2.9 Data Acquisition Systems


The term data acquisition (DAQ) tends to be frequently used for systems in which inputs from
sensors are converted into a digital form for processing, analysis and display by a computer. The
systems thus contain: sensors, wiring to connect the sensors to signal conditioning to carry out
perhaps filtering and amplification, DAQ hardware to carry out such functions as conversion of input
to digital format and conversion of output signals to analogue format for control systems, the
computer and DAQ software. The software carries out analysis of the digital input signals. Such
systems are also often designed to exercise control functions as well.

Figure 2.17 Data acquisition system

Figure 2.17 shows the basic elements of a DAQ system using plug-in boards with a computer for the
DAQ hardware.
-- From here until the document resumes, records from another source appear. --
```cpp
template <int PK = -1, bool SR = false>
__device__ __forceinline__ void glue_body(const GlueArgs& g, const GlueLds& L, bool writer) {
    const int E = g.E, D = g.D, U = g.U, t = threadIdx.x;
    int mp_n = (g.flags & GF_PACK) ? g.wk.EL * g.wk.NCHM * (1 + D) : 0;
    int seg_n = (g.flags & (GF_PACK | GF_ASSEMBLE)) ? g.wk.SEG * ((g.flags & GF_PACK) ? 1 : g.wk.nranks) : 0;
    if (g.flags & GF_RBF_POST) {
        mp_n = g.pwk.EL * g.pwk.NCHM * (1 + E);
        seg_n = g.pwk.SEG;
    }
    const bool dbg0 = (t == 0) && writer;
    const int dbo = g.dbg_off ? g.dbg_off : ((g.step == 0) ? 16 : 0);
    DBG_STAMP(g.wk, 8 + dbo, dbg0);
    PackPre pp;
    if ((g.flags & GF_PACK) && !MM_ABL(g.wk, 16)) mm_pack_issue(g.wk, 0, pp);
    const bool xq_in = !SR && g.xq && (g.flags & GF_ASSEMBLE) && !(g.flags & GF_PACK);
    if constexpr (!SR)
        if (xq_in) xq_wait(g);
    {
        const bool need_state = (g.flags & (GF_PROPAGATE | GF_TRAJ | GF_POLICY | GF_RBF_PRE)) != 0;
        const bool lin = (g.flags & GF_POLICY) && g.pol_kind == PILCO_POLICY_LINEAR;
        const bool pol = (g.flags & GF_POLICY) && g.pol_kind != PILCO_POLICY_NONE;
        const LoadSeg sg[8] = {
            {0, g.m_x, need_state ? E : 0},
            {L.o_sx, g.s_x, need_state ? E * E : 0},
            {L.o_s1, g.s1, (g.flags & GF_PROPAGATE) ? E * D : 0},
            {L.o_mp, (g.flags & GF_RBF_POST) ? g.pwk.mean_part : g.wk.mean_part, mp_n},
            {L.o_seg, g.wk.gath, ((g.flags & GF_ASSEMBLE) && !(g.flags & GF_PACK) && !xq_in) ? seg_n : 0},
            {L.o_js, g.W, lin ? U * E : 0},
            {L.o_misc + 128, g.b, lin ? U : 0},
            {L.o_misc + 160, g.maxact, (pol && g.maxact) ? U : 0},
        };
        RbfPre rpre;
        const bool rbf_in = (PK < 0 || PK == 2) && (g.flags & GF_POLICY) && g.pol_kind == PILCO_POLICY_RBF && g.pol_inline;
        if constexpr (PK < 0 || PK == 2)
            if (rbf_in) rbf_policy_preload_round(g, L, 0, rpre, true, false);
        multi_load<8, 4>(L.mx, sg);
        if constexpr (PK < 0 || PK == 2)
            if (rbf_in) rbf_policy_preload_rest(g, L, rpre);
        if constexpr (!SR)
            if (xq_in) xq_load_segments(g, L.seg);
    }
    __syncthreads();

    DBG_STAMP(g.wk, 9 + dbo, dbg0);
    if ((g.flags & GF_PACK) && !MM_ABL(g.wk, 16)) mm_pack(g.wk, D, E, L, pp, writer);
    if constexpr (!SR)
        if ((g.flags & GF_PACK) && g.xq_peers && writer) xq_push(g, L.seg);
    DBG_STAMP(g.wk, 10 + dbo, dbg0);
    const bool fast = (g.flags & (GF_PACK | GF_ASSEMBLE | GF_PROPAGATE)) == (GF_PACK | GF_ASSEMBLE | GF_PROPAGATE) && g.wk.nranks == 1;
    const bool joint_is_state = (PK == 0) && fast && (g.flags & GF_POLICY) && !g.act_out && U == 0;
    if (fast) {
        const double* seg = L.seg;
        const int W1 = 1 + D, OO = g.wk.OUTOFF;
        for (int e = t; e < E * E; e += blockDim.x) {
            int c;
            const int r = idiv_s(e, E, c);
            const int hi = r > c ? r : c, lo = r > c ? c : r;
            double v = seg[pair_order_index(E, hi, lo)];
            if (r == c) v += g.var[r];
            v = fma(-seg[OO + r * W1], seg[OO + c * W1], v);
            L.su[e] = v;
            double acc = 0.0;
            _Pragma("unroll 8") for (int k = 0; k < D; ++k) acc = fma(L.s1[r * D + k], seg[OO + c * W1 + 1 + k], acc);
            L.t1[e] = acc;
        }
        if (t < E) L.mu[t] = seg[OO + t * W1];
        if (writer && g.tape) {
            for (int e = t; e < D * E; e += blockDim.x) {
                int a_;
                const int d_ = idiv_s(e, E, a_);
                L.cxu[e] = seg[OO + a_ * W1 + 1 + d_];
            }
        }
        __syncthreads();
        if (writer && g.tape && g.step >= 1) {
            double* rec = g.tape + (long)(g.step - 1) * (D + D * D + E * D + E + E * E + D * E) + D + D * D + E * D;
            if (t < E) rec[t] = L.mu[t];
            for (int e = t; e < E * E; e += blockDim.x) rec[E + e] = L.su[e];
            for (int e = t; e < D * E; e += blockDim.x) rec[E + E * E + e] = L.cxu[e];
        }
        double* s1_dst = g.s1_out ? g.s1_out : g.s1;
        double* trec = g.tape ? g.tape + (long)g.step * (D + D * D + E * D + E + E * E + D * E) : nullptr;
        for (int e = t; e < E * E; e += blockDim.x) {
            int c;
            const int r = idiv_s(e, E, c);
            const double v = ((L.su[e] + L.sx[e]) + L.t1[e]) + L.t1[c * E + r];
            L.sx[e] = v;
            if (writer) g.s_out[e] = v;
            if (joint_is_state) {
                L.js[e] = v;
                if (L.xs) L.xs[e] = v;
                if (writer) {
                    g.wk.in_s[e] = v;
                    s1_dst[e] = v;
                    if (trec) {
                        trec[D + e] = v;
                        trec[D + D * D + e] = v;
                    }
// ... 25 lines not shown
        }
    }
    DBG_STAMP(g.wk, 11 + dbo, dbg0);
    if (!SR && !fast && (g.flags & GF_PROPAGATE)) {
        for (int e = t; e < E * E; e += blockDim.x) {
            int c;
            const int r = idiv_s(e, E, c);
            double acc = 0.0;
            _Pragma("unroll 8") for (int k = 0; k < D; ++k) acc = fma(L.s1[r * D + k], L.cxu[k * E + c], acc);
            L.t1[e] = acc;
        }
        __syncthreads();
        for (int e = t; e < E * E; e += blockDim.x) {
            int c;
            const int r = idiv_s(e, E, c);
            const double v = ((L.su[e] + L.sx[e]) + L.t1[e]) + L.t1[c * E + r];
            L.t2[e] = v;
            if (writer) g.s_out[e] = v;
        }
        if (t < E) {
            const double v = L.mu[t] + L.mx[t];
            L.misc[96 + t] = v;
            if (writer) g.m_out[t] = v;
        }
        __syncthreads();
        for (int e = t; e < E * E; e += blockDim.x) L.sx[e] = L.t2[e];
        if (t < E) L.mx[t] = L.misc[96 + t];
        __syncthreads();
    }
    DBG_STAMP(g.wk, 12 + dbo, dbg0);
    if (writer && (g.flags & GF_TRAJ) && g.traj) {
        double* dst = g.traj + (long)g.step * (E + E * E);
        if (t < E) dst[t] = L.mx[t];
        for (int e = t; e < E * E; e += blockDim.x) dst[E + e] = L.sx[e];
    }
    if (writer && (g.flags & GF_RBF_PRE)) {
        if (t < E) g.pwk.in_m[t] = L.mx[t];
        for (int e = t; e < E * E; e += blockDim.x) g.pwk.in_s[e] = L.sx[e];
    }
    if (g.flags & GF_POLICY) {
        const double* jcd = nullptr;
        bool lin_fused = false;
        if (PK != 0 && PK != 3 && g.pol_kind == PILCO_POLICY_RBF) {
            bool done = false;
            if constexpr (PK < 0 || PK == 2) {
                if (g.pol_inline) {
                    rbf_policy_inline(g, L);
                    done = true;
                }
            }
            if constexpr (PK < 0 || PK == 1) {
                if (!done) {
                    PackPre pq;
                    mm_pack_issue(g.pwk, 0, pq);
                    mm_pack(g.pwk, E, U, L, pq, writer);
                    mm_assemble(g.pwk, L.seg, g.pvar, E, U, L.mu, L.su, L.cxu, writer);
                }
            }
            if (t < U) L.su[t * U + t] -= g.pvar[t] - 1e-6;
            __syncthreads();
            if (g.squash) {
                double* cdiag = L.misc + 1;
                squash_inplace(L, U, g.maxact ? L.misc + 160 : nullptr, cdiag);
                if (g.act_out) {
                    for (int e = t; e < E * U; e += blockDim.x) L.cxu[e] *= cdiag[e % U];
                    __syncthreads();
                } else {
                    jcd = cdiag;
                }
            }
        }
        if ((PK < 0 || PK == 3) && g.pol_kind == PILCO_POLICY_LINEAR) {
            if (t < U) {
                double acc = L.misc[128 + t];
                _Pragma("unroll 8") for (int k = 0; k < E; ++k) acc = fma(L.js[t * E + k], L.mx[k], acc);
                L.mu[t] = acc;
            }
            for (int e = t; e < U * E; e += blockDim.x) {
                int c;
                const int u = idiv_s(e, E, c);
                double acc = 0.0;
                _Pragma("unroll 8") for (int k = 0; k < E; ++k) acc = fma(L.js[u * E + k], L.sx[k * E + c], acc);
                L.t1[e] = acc;
                L.cxu[c * U + u] = L.js[e];
            }
            __syncthreads();
            for (int e = t; e < U * U; e += blockDim.x) {
                int v;
                const int u = idiv_s(e, U, v);
                double acc = 0.0;
                _Pragma("unroll 8") for (int k = 0; k < E; ++k) acc = fma(L.t1[u * E + k], L.js[v * E + k], acc);
                L.su[e] = acc;
            }
            __syncthreads();
#ifdef LINK_STAMPS
            DBG_STAMP(g.wk, 36, dbg0);
#endif
            if (g.squash) {
                double* cdiag = L.misc + 1;
                lin_fused = !g.act_out && !joint_is_state && PILCO_SQUASH_LIN_FUSED_FITS(U, L.nm);
                squash_inplace(L, U, g.maxact ? L.misc + 160 : nullptr, cdiag, lin_fused ? L.t2 : nullptr, lin_fused);
                if (g.act_out) {
                    for (int e = t; e < E * U; e += blockDim.x) L.cxu[e] *= cdiag[e % U];
                    __syncthreads();
                } else {
                    jcd = cdiag;
                }
            }
#ifdef LINK_STAMPS
            DBG_STAMP(g.wk, 37, dbg0);
#endif
        }
        if (g.act_out) {
            if (writer) {
                if (t < U) g.act_out[t] = L.mu[t];
                for (int e = t; e < U * U; e += blockDim.x) g.act_out[U + e] = L.su[e];
                for (int e = t; e < E * U; e += blockDim.x) g.act_out[U + U * U + e] = L.cxu[e];
            }
        } else if (!joint_is_state) {
            if (lin_fused) write_joint_lin_squash(g, L, writer, L.t2, g.maxact ? L.misc + 160 : nullptr);
            else write_joint(g, L, writer, jcd);
        }
    }
    DBG_STAMP(g.wk, 13 + dbo, dbg0);
}

}
```
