extern "C" int dial_plan_set_instance_schedule(dial_plan* p, int b, float temp, int n_rows, const float* noise, void* stream) {
  static const char* fn = "dial_plan_set_instance_schedule";
  if (!p) return fail(std::string(fn) + ": null plan");
  if (int rc = need_instance(p, fn, b)) return rc;
  if (int rc = need_schedulable(p, fn)) return rc;
  const int n1 = p->hP.c.Hnode + 1;
  if (noise) {
    if (!(temp > 0.f && temp <= FLT_MAX)) return fail(std::string(fn) + ": temp must be finite and > 0, got " + fmt_g(temp));
    if (n_rows < 1 || n_rows > DIAL_MAXDIFFUSE)
      return fail(std::string(fn) + ": n_rows " + std::to_string(n_rows) + " out of range (1.." DIAL_STR(DIAL_MAXDIFFUSE) ")");
    for (int i = 0; i < n_rows * n1; ++i)
      if (!(fabsf(noise[i]) <= FLT_MAX))
        return fail(std::string(fn) + ": noise[" + std::to_string(i / n1) + "][" + std::to_string(i % n1) + "] is not finite, got " + fmt_g(noise[i]));
  } else if (!p->sched.d) {
    return 0;
  }
  cudaStream_t st = (cudaStream_t)stream;
  cudaError_t e = cudaSuccess;
  if (!p->sched.d && (e = p->sched.allocate(p->n_inst, 1, InstSchedule{})) != cudaSuccess)
    return fail(std::string(fn) + ": " + cudaGetErrorString(e));
  e = p->sched.put(b, [&](InstSchedule* S) {
    memset(S, 0, sizeof(*S));
    if (!noise) return;
    S->on = 1; S->temp = temp; S->n_rows = n_rows;
    for (int r = 0; r < n_rows; ++r)
      for (int k = 0; k < n1; ++k) S->noise[r][k] = noise[r * n1 + k];
  }, st);
  p->key = launch_key(p);
  if (e != cudaSuccess) return fail(std::string(fn) + ": " + cudaGetErrorString(e));
  return 0;
}

extern "C" int dial_plan_set_instance_iterations(dial_plan* p, const int32_t* n_iter, void* stream) {
  static const char* fn = "dial_plan_set_instance_iterations";
  if (!p || !n_iter) return fail(std::string(fn) + ": null argument");
  if (int rc = need_schedulable(p, fn)) return rc;
  for (int b = 0; b < p->n_inst; ++b)
    if (n_iter[b] < 0 || n_iter[b] > DIAL_MAXDIFFUSE)
      return fail(std::string(fn) + ": n_iter[" + std::to_string(b) + "] = " + std::to_string(n_iter[b]) + " out of range (0.." DIAL_STR(DIAL_MAXDIFFUSE) ")");
  cudaStream_t st = (cudaStream_t)stream;
  cudaError_t e = cudaSuccess;
  if (!p->lims.d) {
    Staged<DevModel>& M = p->n_ens > 0 ? p->members : p->models;
    if (!M.d) e = M.allocate((size_t)p->n_inst * (p->n_ens > 0 ? p->n_ens : 1), 1, p->hM);
    if (e == cudaSuccess) e = p->lims.allocate(1, p->n_inst, DIAL_MAXDIFFUSE);
    if (e != cudaSuccess) return fail(std::string(fn) + ": " + cudaGetErrorString(e));
  }
  e = p->lims.put(0, [&](int32_t* L) { memcpy(L, n_iter, sizeof(int32_t) * p->n_inst); }, st);
  p->key = launch_key(p);
  if (e != cudaSuccess) return fail(std::string(fn) + ": " + cudaGetErrorString(e));
  return 0;
}

static cudaError_t allocate_planning(dial_plan* p, cudaStream_t st) {
  dial_plan::PlanningState& P = p->planning;
  if (P.qpos) return cudaSuccess;
  const size_t B = (size_t)p->n_inst, nq = p->hM.m.nq, nv = p->hM.m.nv;
  cudaError_t e = cudaSuccess;
  p->own(e, P.qpos, B * nq * sizeof(float), true, st);
  p->own(e, P.qvel, B * nv * sizeof(float), true, st);
  p->own(e, P.warm, B * nv * sizeof(float), true, st);
  p->own(e, P.cnt, B * 2 * sizeof(int32_t), true, st);
  if (p->n_ens > 0) p->own(e, P.models, B * sizeof(DevModel));
  for (size_t b = 0; P.models && b < B && e == cudaSuccess; ++b)
    e = p->members.d ? cudaMemcpyAsync(P.models + b, p->members.d + b * p->n_ens, sizeof(DevModel), cudaMemcpyDeviceToDevice, st)
                     : cudaMemcpy(P.models + b, &p->hM, sizeof(DevModel), cudaMemcpyHostToDevice);
  return e;
}

static cudaError_t allocate_delay(dial_plan* p, cudaStream_t st) {
  const size_t B = (size_t)p->n_inst, nu = p->hM.m.nu, mark = p->owned.size();
  dial_plan::DelayQueue& Q = p->queue;
  cudaError_t e = allocate_planning(p, st);
  if (e == cudaSuccess) e = p->delay.allocate(B, 1, DelaySetting{0, 0});
  p->own(e, Q.head, B * sizeof(int32_t), true, st);
  p->own(e, Q.ring, B * DIAL_MAXDELAY * nu * sizeof(float), true, st);
  p->own(e, Q.applied, B * nu * sizeof(float), true, st);
  p->own(e, Q.pending, B * DIAL_MAXDELAY * nu * sizeof(float), true, st);
  p->own(e, Q.len, B * sizeof(int32_t), true, st);
  if (e != cudaSuccess) { p->delay.release(); p->free_since(mark); }
  return e;
}

static cudaError_t allocate_observation(dial_plan* p, cudaStream_t st) {
  const size_t B = (size_t)p->n_inst, nq = p->hM.m.nq, nv = p->hM.m.nv, nu = p->hM.m.nu, R = DIAL_OBSRING;
  const size_t mark = p->owned.size();
  cudaError_t e = allocate_planning(p, st);
  ObsSetting off;
  memset(&off, 0, sizeof(off));
  if (e == cudaSuccess) e = p->obs.allocate(B, 1, off);
  ObsBuffers& O = p->ob;
  p->own(e, O.ring, B * sizeof(ObsRing), true, st);
  p->own(e, O.rq, B * R * nq * sizeof(float), true, st);
  p->own(e, O.rv, B * R * nv * sizeof(float), true, st);
  p->own(e, O.rw, B * R * nv * sizeof(float), true, st);
  p->own(e, O.ra, B * R * nu * sizeof(float), true, st);
  p->own(e, O.rc, B * R * 2 * sizeof(int32_t), true, st);
  p->own(e, O.oq, B * nq * sizeof(float), true, st);
  p->own(e, O.ov, B * nv * sizeof(float), true, st);
  p->own(e, O.ow, B * nv * sizeof(float), true, st);
  p->own(e, O.oc, B * 2 * sizeof(int32_t), true, st);
  p->own(e, O.age, B * sizeof(int32_t), true, st);
  p->own(e, O.seq, B * DIAL_MAXDELAY * nu * sizeof(float), true, st);
  p->own(e, O.len, B * sizeof(int32_t), true, st);
  if (e != cudaSuccess) { p->obs.release(); p->free_since(mark); }
  return e;
}

extern "C" int dial_plan_set_instance_delay(dial_plan* p, int b, int steps, int predict, void* stream) {
  static const char* fn = "dial_plan_set_instance_delay";
  if (!p) return fail(std::string(fn) + ": null plan");
  if (int rc = need_instance(p, fn, b)) return rc;
  const dial_plan_desc& c = p->hP.c;
  if (c.Ntotal != c.Nsample || p->xch.on) return fail(std::string(fn) + ": sharded plans (Ntotal != Nsample) have no per-instance delay");
  if (steps < 0 || steps > DIAL_MAXDELAY)
    return fail(std::string(fn) + ": steps " + std::to_string(steps) + " out of range (0.." DIAL_STR(DIAL_MAXDELAY) ")");
  if (predict != 0 && predict != 1) return fail(std::string(fn) + ": predict must be 0 or 1, got " + std::to_string(predict));
  if (p->obs.d && steps + p->obs.h[b].k > DIAL_MAXDELAY)
    return fail(std::string(fn) + ": steps " + std::to_string(steps) + " plus instance " + std::to_string(b) +
                "'s observation delay " + std::to_string(p->obs.h[b].k) + " exceeds " DIAL_STR(DIAL_MAXDELAY));
  if (!p->mpc_bound) return fail(std::string(fn) + ": call dial_mpc_bind first (the queue is filled from the bound Y)");
  cudaStream_t st = (cudaStream_t)stream;
  cudaError_t e = cudaSuccess;
  if (!p->delay.d && (e = allocate_delay(p, st)) != cudaSuccess) return fail(std::string(fn) + ": " + cudaGetErrorString(e));
  e = p->delay.put(b, [&](DelaySetting* s) { s->d = steps; s->predict = predict; }, st);
  p->key = launch_key(p);
  if (e != cudaSuccess) return fail(std::string(fn) + ": " + cudaGetErrorString(e));
  const int n1 = c.Hnode + 1, nu = p->hM.m.nu;
  delay_refill_kernel<<<1, 128, 0, st>>>(b, steps, p->queue.head, p->queue.ring, p->mpc.Y, n1, nu, p->queue.pending);
  CUDA_OK(cudaGetLastError());
  return 0;
}

extern "C" int dial_plan_set_instance_observation(dial_plan* p, int b, int delay, const float* qpos_std,
                                                  const float* qvel_std, const uint32_t key[2], void* stream) {
  static const char* fn = "dial_plan_set_instance_observation";
  if (!p) return fail(std::string(fn) + ": null plan");
  if (int rc = need_instance(p, fn, b)) return rc;
  if (delay < 0 || delay > DIAL_MAXDELAY)
    return fail(std::string(fn) + ": delay " + std::to_string(delay) + " out of range (0.." DIAL_STR(DIAL_MAXDELAY) ")");
  const int d = p->delay.d ? p->delay.h[b].d : 0;
  if (delay + d > DIAL_MAXDELAY)
    return fail(std::string(fn) + ": delay " + std::to_string(delay) + " plus instance " + std::to_string(b) +
                "'s action delay " + std::to_string(d) + " exceeds " DIAL_STR(DIAL_MAXDELAY));
  const int nv = p->hM.m.nv;
  bool noisy = false;
  for (int w = 0; w < 2; ++w) {
    const float* sd = w == 0 ? qpos_std : qvel_std;
    for (int i = 0; sd && i < nv; ++i) {
      if (!(sd[i] >= 0.f) || !std::isfinite(sd[i]))
        return fail(std::string(fn) + ": " + (w == 0 ? "qpos_std[" : "qvel_std[") + std::to_string(i) + "] = " +
                    std::to_string(sd[i]) + " must be finite and >= 0");
      noisy |= sd[i] != 0.f;
    }
  }
  const dial_plan_desc& c = p->hP.c;
  if (c.Ntotal != c.Nsample || p->xch.on) return fail(std::string(fn) + ": sharded plans (Ntotal != Nsample) have no per-instance observation");
  if (!p->mpc_bound) return fail(std::string(fn) + ": call dial_mpc_bind first");
  cudaStream_t st = (cudaStream_t)stream;
  cudaError_t e = cudaSuccess;
  if (!p->obs.d && (e = allocate_observation(p, st)) != cudaSuccess) return fail(std::string(fn) + ": " + cudaGetErrorString(e));
  e = p->obs.put(b, [&](ObsSetting* s) {
    s->k = delay; s->on = delay > 0 || noisy;
    s->key[0] = key ? key[0] : 0u; s->key[1] = key ? key[1] : 0u;
    for (int i = 0; i < 2 * DIAL_MAXV; ++i) s->sigma[i] = 0.f;
    for (int i = 0; i < nv; ++i) { s->sigma[i] = qpos_std ? qpos_std[i] : 0.f; s->sigma[nv + i] = qvel_std ? qvel_std[i] : 0.f; }
  }, st);
  p->key = launch_key(p);
  if (e != cudaSuccess) return fail(std::string(fn) + ": " + cudaGetErrorString(e));
  observe_reset_kernel<<<1, 1, 0, st>>>(b, p->obs.d, p->ob.ring);
  CUDA_OK(cudaGetLastError());
  return 0;
}

extern "C" int dial_plan_observed_state(dial_plan* p, float* qpos, float* qvel, float* warm, int32_t* counters,
                                        int32_t* age, void* stream) {
  static const char* fn = "dial_plan_observed_state";
  if (!p) return fail(std::string(fn) + ": null plan");
  if (!p->mpc_bound) return fail(std::string(fn) + ": call dial_mpc_bind first");
  const size_t B = (size_t)p->n_inst, nq = p->hM.m.nq, nv = p->hM.m.nv;
  const bool ob = p->ran.obs;
  cudaStream_t st = (cudaStream_t)stream;
  const auto cp = [&](void* dst, const void* src, size_t bytes) {
    return dst ? cudaMemcpyAsync(dst, src, bytes, cudaMemcpyDeviceToDevice, st) : cudaSuccess;
  };
  CUDA_OK(cp(qpos, ob ? p->ob.oq : p->mpc.qpos, B * nq * sizeof(float)));
  CUDA_OK(cp(qvel, ob ? p->ob.ov : p->mpc.qvel, B * nv * sizeof(float)));
  CUDA_OK(cp(warm, ob ? p->ob.ow : p->mpc.qacc_warmstart, B * nv * sizeof(float)));
  CUDA_OK(cp(counters, ob ? p->ob.oc : p->mpc.counters, B * 2 * sizeof(int32_t)));
  if (age) {
    if (ob) CUDA_OK(cp(age, p->ob.age, B * sizeof(int32_t)));
    else CUDA_OK(cudaMemsetAsync(age, 0, B * sizeof(int32_t), st));
  }
  return 0;
}

extern "C" int dial_plan_pending_actions(dial_plan* p, float* out, void* stream) {
  static const char* fn = "dial_plan_pending_actions";
  if (!p || !out) return fail(std::string(fn) + ": null argument");
  const size_t n = (size_t)p->n_inst * DIAL_MAXDELAY * p->hM.m.nu * sizeof(float);
  cudaStream_t st = (cudaStream_t)stream;
  if (p->queue.pending) CUDA_OK(cudaMemcpyAsync(out, p->queue.pending, n, cudaMemcpyDeviceToDevice, st));
  else CUDA_OK(cudaMemsetAsync(out, 0, n, st));
  return 0;
}

extern "C" int dial_plan_planning_state(dial_plan* p, float* qpos, float* qvel, float* warm, int32_t* counters, void* stream) {
  static const char* fn = "dial_plan_planning_state";
  if (!p) return fail(std::string(fn) + ": null plan");
  if (!p->mpc_bound) return fail(std::string(fn) + ": call dial_mpc_bind first");
  const size_t B = (size_t)p->n_inst, nq = p->hM.m.nq, nv = p->hM.m.nv;
  const bool pred = p->ran.planning();
  cudaStream_t st = (cudaStream_t)stream;
  const auto cp = [&](void* dst, const void* src, size_t bytes) {
    return dst ? cudaMemcpyAsync(dst, src, bytes, cudaMemcpyDeviceToDevice, st) : cudaSuccess;
  };
  const dial_plan::PlanningState& P = p->planning;
  CUDA_OK(cp(qpos, pred ? P.qpos : p->mpc.qpos, B * nq * sizeof(float)));
  CUDA_OK(cp(qvel, pred ? P.qvel : p->mpc.qvel, B * nv * sizeof(float)));
  CUDA_OK(cp(warm, pred ? P.warm : p->mpc.qacc_warmstart, B * nv * sizeof(float)));
  CUDA_OK(cp(counters, pred ? P.cnt : p->mpc.counters, B * 2 * sizeof(int32_t)));
  return 0;
}

extern "C" int dial_plan_get_task(const dial_plan* p, dial_task* out) {
  if (!p || !out) return fail("dial_plan_get_task: null argument");
  const dial_task& t = plan_task(p->hP.c);
  if (!task_valid(t)) return fail("dial_plan_get_task: the plan's n_stage / n_user are out of range (1..DIAL_MAXSTAGE / 0..DIAL_MAXUSER)");
  *out = t;
  return 0;
}

extern "C" int dial_env_step(dial_plan* p, const dial_state* s, const float* action, float* qpos_out,
                             float* qvel_out, float* warm_out, float* reward, float* ctrl_out, void* stream) {
  return dial_env_step_kin(p, s, action, qpos_out, qvel_out, warm_out, reward, ctrl_out, nullptr, stream);
}

extern "C" int dial_env_step_kin(dial_plan* p, const dial_state* s, const float* action, float* qpos_out,
                                 float* qvel_out, float* warm_out, float* reward, float* ctrl_out, float* kin_out,
                                 void* stream) {
  if (!p || !s || !action || !qpos_out || !qvel_out || !warm_out || !reward) return fail("dial_env_step: null argument");
  RolloutArgs A; memset(&A, 0, sizeof(A));
  fill_state(A, s);
  A.nrows = 1; A.H = 1; A.mode = 0; A.us = action; A.rewss = reward;
  A.qpos_out = qpos_out; A.qvel_out = qvel_out; A.warm_out = warm_out; A.ctrl_out = ctrl_out; A.kin_out = kin_out;
  CUDA_OK(launch_rollout(p, A, 1, (cudaStream_t)stream));
  return 0;
}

The signal conditioning prior to the inputs to the board depends on the sensors
concerned.

In selecting the DAQ board to be used the following criteria have to be considered:

1. What type of computer software system is being used, e.g. Windows, MacOS?
2. What type of connector is the board to be plugged into, e.g. PCMCIA for laptops, NuBus for
MacOS, PCI?
3. How many analogue inputs will be required and what are their ranges?
4. How many digital inputs will be required?
5. What resolution will be required?
6. What is the minimum sampling rate required?
7. Are any timing or counting signals required?